Deux hommes et une femme d’affaires devraient gérer les questions économiques : Scott Bessent comme secrétaire au Trésor, Howard Lutnick en tant que secrétaire au Commerce et Kelly Loeffler – chargée des petites et moyennes entreprises (Small business administration). Linda MacMahon qui, avec son mari a bâti la fortune de 3 milliards de dollars dans le divertissement, serait en tête de l’Éducation nationale et Frank Bisignano, le patron de la plus grande entreprise du FinTech américain Fiserv, prendrait la fonction de commissaire à l’administration de la Sécurité sociale. Pour le domaine régalien de la Défense, Jacob Isaacman, le magnat de l’industrie du paiement, s’apprête à piloter la NASA et Stephan Feinberg (Fonds d’Investissement) s’est vu proposer le poste de secrétaire-adjoint à la Défense. Enfin, le banquier Warren Stephens et le promoteur immobilier Charles Kushner ont été nommés les ambassadeurs des États-Unis respectivement en Grande-Bretagne et en France, pour donner un nouveau souffle à la politique américaine sur la scène internationale.4

La quête de liberté a changé de camp

La richesse cumulée de ces 12 personnalités s’élève à 360 milliards euros, ce qui est plus important que le budget de la France en 2024 (305,1M€). 240 ans après leur création, pour sortir d’une impasse existentielle, les États-Unis font appel aux forces qui incarnent le mieux le rêve américain depuis toujours : la réussite professionnelle accompagnée de la richesse matérielle. Les milliardaires américains sont, en effet, la dernière catégorie des citoyens qui, grâce à leur indépendance financière, peut encore résister à l’étrange agenda politique du parti démocrate. Qui, ivre de la victoire de l’Amérique dans la Guerre Froide s’est senti légitime à déconstruire les fondements millénaires de la civilisation occidentale s’appuyant sur les interdits moraux de la religion chrétienne et la puissance de la pensée libre, que cet ordre spirituel a créé en Europe.

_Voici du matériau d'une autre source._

hipError_t launch_wavefront_prb(const DScene &S, const IntegratorParams &in, const LaneMap &lm,
                                uint32_t seed_value, uint64_t n, int coalesce, const float *grad_in,
                                const float *weights, const int32_t *slot_of_tex, uint32_t n_rgb,
                                void *ws, void *ws_prb, uint64_t cap, uint32_t *ctr, uint32_t n_bounces,
                                uint32_t grid, float *partial, hipStream_t st, hipEvent_t *span,
                                const WfBitmapArgs *bmp, void *ws_det) {
    if (n == 0) return hipSuccess;
    if (n > (1ull << kPidBits) || n_bounces > kMaxWfBounces || n_rgb > (uint32_t)kMaxRgbParams) return hipErrorInvalidValue;
    WfState w = carve(ws, cap);
    WfPrb q = carve_prb(ws_prb, cap, partial, slot_of_tex, n_rgb);
    hipError_t e = hipMemsetAsync(ctr, 0, sizeof(uint32_t) * kCtrStride * (n_bounces + 1), st);
    if (e != hipSuccess) return e;
    const bool lds = S.lds_bytes_bvh != 0, packet = use_packet(S);
    const size_t sh = packet ? lds_bytes(S, 256) : stream_lds_bytes(S, 256);
    const uint32_t seg_cap = seg_len(n);
    const bool fused = packet && S.tab_bytes != 0 && !wf_unfused();
    const size_t sh_fused = fused_lds_bytes(S);
    if (S.stack_ovf && (uint64_t)grid * 256 > S.ovf_threads) return hipErrorInvalidValue;
    const bool with_bmp = bmp != nullptr;
    if (with_bmp && (!fused || bmp->n_depth > 31 || bmp->n_depth + 1 < n_bounces || !bmp->ws)) return hipErrorInvalidValue;
    const WfBmp bm = with_bmp ? carve_bmp(bmp->ws, cap, bmp->n_depth, bmp->slot) : WfBmp{};
    const bool det_on = ws_det != nullptr;
    if (det_on && !fused) return hipErrorInvalidValue;
    const WfDet det = det_on ? carve_det(ws_det, cap) : WfDet{};
    if (det_on) {
        e = hipMemsetAsync(det.fin_host(0), 0, (size_t)n_rgb * 3 * det.stride * 4, st);
        if (e != hipSuccess) return e;
    }
    if (!fused)
        hipLaunchKernelGGL(k_wf_raygen_prb, dim3((uint32_t)((n + 255) / 256)), dim3(256), 0, st, S, lm,
                           seed_value, n, coalesce, grad_in, weights, w, q, ctr);
    const PrbGen gen{n, grad_in, coalesce};
    if (span) (void)hipEventRecord(span[0], st);
#define MH_BOUNCE_PRB(NR, GEN, BM, DET)                                                                        \
    hipLaunchKernelGGL((k_wf_bounce_prb<NR, GEN, BM, DET>),                                                    \
                       dim3(grid), dim3(256),      \
                       sh_fused, st, S, in, lm, seed_value, w, q, cur, seg_cap, c, cn, gen, bm, det)
#define MH_BOUNCE_PRB_NR(GEN, BM, DET)                                                                         \
    do {                                                                                                       \
        if (n_rgb <= 1) MH_BOUNCE_PRB(1, GEN, BM, DET);                                                        \
        else MH_BOUNCE_PRB(kMaxRgbParams, GEN, BM, DET);                                                       \
    } while (0)
    for (uint32_t b = 0; b < n_bounces; ++b) {
        uint32_t *c = ctr + kCtrStride * b, *cn = ctr + kCtrStride * (b + 1);
        const int cur = (int)(b & 1);
        if (fused) {
            if (with_bmp && det_on) {
                if (b == 0) MH_BOUNCE_PRB_NR(true, true, true);
                else MH_BOUNCE_PRB_NR(false, true, true);
            } else if (with_bmp) {
                if (b == 0) MH_BOUNCE_PRB_NR(true, true, false);
                else MH_BOUNCE_PRB_NR(false, true, false);
            } else if (det_on) {
                if (b == 0) MH_BOUNCE_PRB_NR(true, false, true);
                else MH_BOUNCE_PRB_NR(false, false, true);
            } else {
                if (b == 0) MH_BOUNCE_PRB_NR(true, false, false);
                else MH_BOUNCE_PRB_NR(false, false, false);
            }
            continue;
        }
        MH_WF_DISPATCH(k_wf_trace, S, w, cur, seg_cap, c);
        if (n_rgb == 1) {
            if (S.tab_bytes)
                hipLaunchKernelGGL((k_wf_shade_prb<true, 1>), dim3(grid), dim3(256), S.tab_bytes, st, S, in, lm,
                                   seed_value, w, q, cur, seg_cap, c, cn);
            else
                hipLaunchKernelGGL((k_wf_shade_prb<false, 1>), dim3(grid), dim3(256), 0, st, S, in, lm, seed_value,
                                   w, q, cur, seg_cap, c, cn);
        } else {
            if (S.tab_bytes)
                hipLaunchKernelGGL((k_wf_shade_prb<true, kMaxRgbParams>), dim3(grid), dim3(256), S.tab_bytes, st, S,
                                   in, lm, seed_value, w, q, cur, seg_cap, c, cn);
            else
                hipLaunchKernelGGL((k_wf_shade_prb<false, kMaxRgbParams>), dim3(grid), dim3(256), 0, st, S, in, lm,
                                   seed_value, w, q, cur, seg_cap, c, cn);
        }
        if (n_rgb == 1) MH_WF_DISPATCH_NR(k_wf_shadow_prb, 1, S, w, q, seg_cap, c);
        else MH_WF_DISPATCH_NR(k_wf_shadow_prb, kMaxRgbParams, S, w, q, seg_cap, c);
    }
#undef MH_BOUNCE_PRB_NR
#undef MH_BOUNCE_PRB
    if (span) (void)hipEventRecord(span[1], st);
    if (with_bmp) {
        const size_t acc_bytes = std::max<size_t>((size_t)bmp->n_floats * kScatAccBytes, 1);
        const bool in_lds = (size_t)bmp->n_floats * 4 <= bmp->lds_max && acc_bytes <= bmp->wg_lds;
        static const int resident = [] {
            int r = 0;
            if (hipOccupancyMaxActiveBlocksPerMultiprocessor(&r, k_wf_bitmap_scatter<true>, kScatThreads, 0) !=
                hipSuccess) {
                (void)hipGetLastError();
                r = 0;
            }
            return r;
        }();
        const uint32_t per_cu = (uint32_t)std::max<size_t>(
            1, std::min<size_t>(resident > 0 ? (size_t)resident : 8u, std::min<size_t>(8, bmp->cu_lds / acc_bytes)));
        const uint32_t blocks = std::max<uint32_t>(1, std::min<uint32_t>(bmp->cus * per_cu, (uint32_t)((n + 4095) / 4096)));
        WfBmpTex bt;
        for (int b = 0; b < kMaxBitmapParams; ++b) { bt.tex[b] = bmp->tex[b]; bt.off[b] = bmp->off[b]; }
        bt.acc64 = bmp->fx_acc;
        bt.fx_max = bmp->fx_word;
        bt.scale = 0.0;
        bt.n_rec = bmp->n_rec;
        const dim3 g_all((uint32_t)((n + 4095) / 4096));
        if (bmp->fx_acc) {
            e = hipMemsetAsync(bmp->fx_word, 0, 4, st);
            if (e != hipSuccess) return e;
            hipLaunchKernelGGL((k_wf_bitmap_scatter<false, 1>), g_all, dim3(256), 0, st, S, bt, bm, (uint32_t)n,
                               bmp->grad, bmp->n_floats);
            uint32_t mb = 0;
            e = hipMemcpyAsync(&mb, bmp->fx_word, 4, hipMemcpyDeviceToHost, st);
            if (e == hipSuccess) e = hipStreamSynchronize(st);
            if (e != hipSuccess) return e;
            float mx;
            memcpy(&mx, &mb, 4);
            int ex = 0;
            if (mx > 0.f && std::isfinite(mx)) (void)std::frexp(mx, &ex);
            bt.scale = std::ldexp(1.0, 31 - ex);
            e = hipMemsetAsync(bmp->fx_acc, 0, (size_t)bmp->n_floats * 8, st);
            if (e != hipSuccess) return e;
            hipLaunchKernelGGL((k_wf_bitmap_scatter<false, 2>), g_all, dim3(256), 0, st, S, bt, bm, (uint32_t)n,
                               bmp->grad, bmp->n_floats);
            hipLaunchKernelGGL(k_fx_fold, dim3(std::max<uint32_t>(1, std::min<uint32_t>(4096, (bmp->n_floats + 255) / 256))),
                               dim3(256), 0, st, reinterpret_cast<const long long *>(bmp->fx_acc), bmp->grad,
                               bmp->n_floats, std::ldexp(1.0, ex - 31));
        } else if (in_lds)
            hipLaunchKernelGGL(k_wf_bitmap_scatter<true>, dim3(blocks), dim3(kScatThreads), (size_t)bmp->n_floats * kScatAccBytes, st, S,
                               bt, bm, (uint32_t)n, bmp->grad, bmp->n_floats);
        else
            hipLaunchKernelGGL(k_wf_bitmap_scatter<false>, dim3((uint32_t)((n + 4095) / 4096)), dim3(256), 0, st, S,
                               bt, bm, (uint32_t)n, bmp->grad, bmp->n_floats);
    }
    if (span) (void)hipEventRecord(span[2], st);
    if (det_on) {
        hipLaunchKernelGGL(k_wf_det_sum, dim3(kDetBlocks), dim3(256), 0, st, det, (uint32_t)(seg_cap * kSeg), n_rgb * 3);
        hipLaunchKernelGGL(k_wf_det_fold, dim3(1), dim3(64), 0, st, det, n_rgb * 3, partial);
    }
    return hipGetLastError();
}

Reste à voir comment la révolution des milliardaires américains va embarquer dans son élan les vieilles démocraties européennes. Quelques tweets de Musk en faveur du parti allemand l’AfD ont déjà bouleversé la dynamique des sondages sur l’intention des votes des électeurs allemands. Le parti classé à l’extrême droite a grimpé à la 2ᵉ place, avec le chiffre record de 22% des suffrages, talonnant ainsi les démocrates-chrétiens de CDU/CSU (30%) et dépassant déjà les sociaux-démocrates du chancelier actuel Olaf Scholz (16%).5 Le programme de l’AfD prévoit, entre autres, de faire sortir l’Allemagne de l’Union européenne, de lancer les déportations massives d’immigrés, de démolir les éoliennes et de réduire au minimum le support militaire à l’Ukraine. Une vision qui tranche radicalement avec les aspirations humanistes de la gauche historique, qu’ont façonné les modèles sociaux de pratiquement tous les pays du Vieux Contient. Oui, le temps de Karl Marx semble être définitivement révolu, même dans son propre pays…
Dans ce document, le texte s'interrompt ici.